@@ -1304,6 +1309,23 @@
   out->n_edges_fastpath = c->state >= ST_CHAINED ? c->n_edges_fast : 0;
   out->n_lost_publications = c->lost_publications;
   out->index_path          = c->index_path;
+  return MSGPU_OK;
+}
+
+int msgpu_chain_band_width(void) { return MSGPU_CHAIN_BAND; }
+
+int msgpu_get_chain_band_counts(msgpu_ctx *c, uint64_t *n_banded, uint64_t *n_fallback) {
+  if (!c || !n_banded || !n_fallback) return MSGPU_E_ARG;
+  *n_banded = *n_fallback = 0;
+  if (c->state < ST_CHAINED || !c->chain_chunks.p) return MSGPU_OK;
+  HIPCHK(c, hipSetDevice(c->device));
+  const size_t n_chunks = static_cast<size_t>((c->chain_E + COMPACT_CHUNK - 1) / COMPACT_CHUNK);
+  const size_t fb_word  = 2 * static_cast<size_t>(c->chain_E / COMPACT_CHUNK + 1);
+  std::vector<unsigned long long> w(fb_word + 1);
+  HIPCHK(c, hipStreamSynchronize(c->stream));
+  HIPCHK(c, hipMemcpy(w.data(), c->chain_chunks.p, w.size() * 8, hipMemcpyDeviceToHost));
+  for (size_t k = 0; k < n_chunks; ++k) *n_banded += (w[2 * k] >> 16) & 0xffffull;
+  *n_fallback = w[fb_word];
   return MSGPU_OK;
 }
 
diff --git a/muchsalsa_amd/csrc/msgpu_internal.h b/muchsalsa_amd/csrc/msgpu_internal.h
--- a/muchsalsa_amd/csrc/msgpu_internal.h
+++ b/muchsalsa_amd/csrc/msgpu_internal.h
@@ -248,6 +248,15 @@
                            uint32_t *big_t, uint32_t *big_r2s, uint32_t *big_pfx);
 void launch_emit_edges(hipStream_t st, const EmitArgs &a, bool reduce);
 constexpr uint32_t PAIR_TAB_STRIDE = 2016 + 128;
+#ifndef MSGPU_CHAIN_BAND
+#define MSGPU_CHAIN_BAND 12
+#endif
+static_assert(MSGPU_CHAIN_BAND >= 1 && MSGPU_CHAIN_BAND <= 62, "band width");
+constexpr int chain_band_pairs(int n) { return MSGPU_CHAIN_BAND * (MSGPU_CHAIN_BAND + 1) / 2 + (n - 1 - MSGPU_CHAIN_BAND) * MSGPU_CHAIN_BAND; }
+static_assert(chain_band_pairs(64) <= 2016, "the band table fits the stride of the others");
+constexpr uint32_t PAIR_TAB_BAND64_OFF = 4 * PAIR_TAB_STRIDE + 2 * PAIR_TAB_STRIDE + 3 * 2 * PAIR_TAB_STRIDE;
+constexpr uint32_t PAIR_TAB_WORDS      = PAIR_TAB_BAND64_OFF + 2 * PAIR_TAB_STRIDE;
+constexpr int CHAIN_FAST_SHORTCUT = 1, CHAIN_FAST_BAND = 2;
 void launch_fill_pair_tab(hipStream_t st, uint32_t *tab);
 void launch_chain(hipStream_t st, const ChainArgs &a, const uint32_t *list, uint32_t n_list);
 void launch_chain_sub(hipStream_t st, const ChainArgs &a, int width, const uint32_t *list, uint32_t n_list);
diff --git a/muchsalsa_amd/csrc/msgpu_kernels.hip b/muchsalsa_amd/csrc/msgpu_kernels.hip
--- a/muchsalsa_amd/csrc/msgpu_kernels.hip
+++ b/muchsalsa_amd/csrc/msgpu_kernels.hip
@@ -1322,10 +1322,14 @@
 }
 
 
-__device__ __forceinline__ void chunk_add(unsigned long long *chunk_sums, uint64_t e, bool clean, uint32_t n_orders, uint32_t n_ids) {
+__device__ __forceinline__ void chunk_add(unsigned long long *chunk_sums, uint64_t e, bool clean, uint32_t n_orders, uint32_t n_ids, bool banded = false) {
+  static_assert(COMPACT_CHUNK < (1u << 16), "two 16-bit edge counts in the low half of a chunk sum");
   unsigned long long *c = chunk_sums + 2 * (e / COMPACT_CHUNK);
-  __hip_atomic_fetch_add(c, (clean ? 1ull : 0ull) | (static_cast<unsigned long long>(n_orders) << 32), __ATOMIC_RELAXED, __HIP_MEMORY_SCOPE_AGENT);
+  __hip_atomic_fetch_add(c, (clean ? 1ull : 0ull) | (banded ? 1ull << 16 : 0ull) | (static_cast<unsigned long long>(n_orders) << 32), __ATOMIC_RELAXED, __HIP_MEMORY_SCOPE_AGENT);
   __hip_atomic_fetch_add(c + 1, static_cast<unsigned long long>(n_ids), __ATOMIC_RELAXED, __HIP_MEMORY_SCOPE_AGENT);
+}
+__device__ __forceinline__ void band_fallback_add(unsigned long long *chunk_sums, uint64_t n_edges) {
+  __hip_atomic_fetch_add(chunk_sums + 2 * (n_edges / COMPACT_CHUNK + 1), 1ull, __ATOMIC_RELAXED, __HIP_MEMORY_SCOPE_AGENT);
 }
 
 struct PathRec {
@@ -1564,7 +1568,7 @@
   __builtin_amdgcn_wave_barrier();
 
   bool clean = false;
-  if ((m_plus == 0 || m_minus == 0) && n >= 2 && a.fast_path) {
+  if ((m_plus == 0 || m_minus == 0) && n >= 2 && (a.fast_path & CHAIN_FAST_SHORTCUT)) {
     const bool      plus = m_minus == 0;
     const ChainElem Pv   = el[lane > 0 ? lane - 1 : 0];
     bool            good = true;
@@ -1592,10 +1596,21 @@
     }
   }
 
-  const int P = __builtin_amdgcn_readfirstlane(clean ? 0 : static_cast<int>(n * (n - 1) / 2));
+  bool wf_lane = true;
+  if (act) {
+    const int prev_rlo1 = el[lane > 0 ? lane - 1 : 0].rlo1;
+    wf_lane = (x.clo1 <= x.chi1) & (x.clo2 <= x.chi2) & (x.rlo1 <= x.rhi1) & (lane == 0 || prev_rlo1 <= x.rlo1);
+  }
+  const bool wf = __ballot(!wf_lane) == 0;
+  bool     band = !clean && (a.fast_path & CHAIN_FAST_BAND) && n > MSGPU_CHAIN_BAND + 1;
+  const bool banded = band;
+  double   pop;
+  uint64_t pm;
+  for (;;) {
+  const int P = __builtin_amdgcn_readfirstlane(clean ? 0 : band ? chain_band_pairs(static_cast<int>(n)) : static_cast<int>(n * (n - 1) / 2));
   static_assert(sizeof(ChainElem) == 48, "the pair table holds byte offsets of 48-byte elements");
   const __amdgpu_buffer_rsrc_t tab_rsrc =
-      __builtin_amdgcn_make_buffer_rsrc(const_cast<uint32_t *>(a.pair_tab64), 0, PAIR_TAB_STRIDE * 8, 0x00020000);
+      __builtin_amdgcn_make_buffer_rsrc(const_cast<uint32_t *>(a.pair_tab64) + (band ? PAIR_TAB_BAND64_OFF - 4 * PAIR_TAB_STRIDE : 0u), 0, PAIR_TAB_STRIDE * 8, 0x00020000);
   const uint32_t tab_lane = static_cast<uint32_t>(lane) * 8u;
   typedef uint32_t pair_t __attribute__((ext_vector_type(2)));
   auto           load_pairs = [&](int p0) __attribute__((always_inline)) -> pair_t {
@@ -1603,12 +1618,6 @@
   };
   double wiggle = a.wiggle;
   asm volatile("" : "+v"(wiggle));
-  bool wf_lane = true;
-  if (act) {
-    const int prev_rlo1 = el[lane > 0 ? lane - 1 : 0].rlo1;
-    wf_lane = (x.clo1 <= x.chi1) & (x.clo2 <= x.chi2) & (x.rlo1 <= x.rhi1) & (lane == 0 || prev_rlo1 <= x.rlo1);
-  }
-  const bool wf = __ballot(!wf_lane) == 0;
   uint32_t cm_addr = CHAIN_LDS_CM;
   asm volatile("" : "+v"(cm_addr));
   auto sweep_step = [&](const int step, const pair_t kl, auto wft, auto dirt, auto s2t) __attribute__((always_inline)) {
- - - -
**Task brief**
Each line in the listing above from the one containing "2 && a.fast_path)" through the one containing "const ChainElem Pv" should be repeated exactly, and no other line.

**Completed exercise**
-  if ((m_plus == 0 || m_minus == 0) && n >= 2 && a.fast_path) {
+  if ((m_plus == 0 || m_minus == 0) && n >= 2 && (a.fast_path & CHAIN_FAST_SHORTCUT)) {
     const bool      plus = m_minus == 0;
     const ChainElem Pv   = el[lane > 0 ? lane - 1 : 0];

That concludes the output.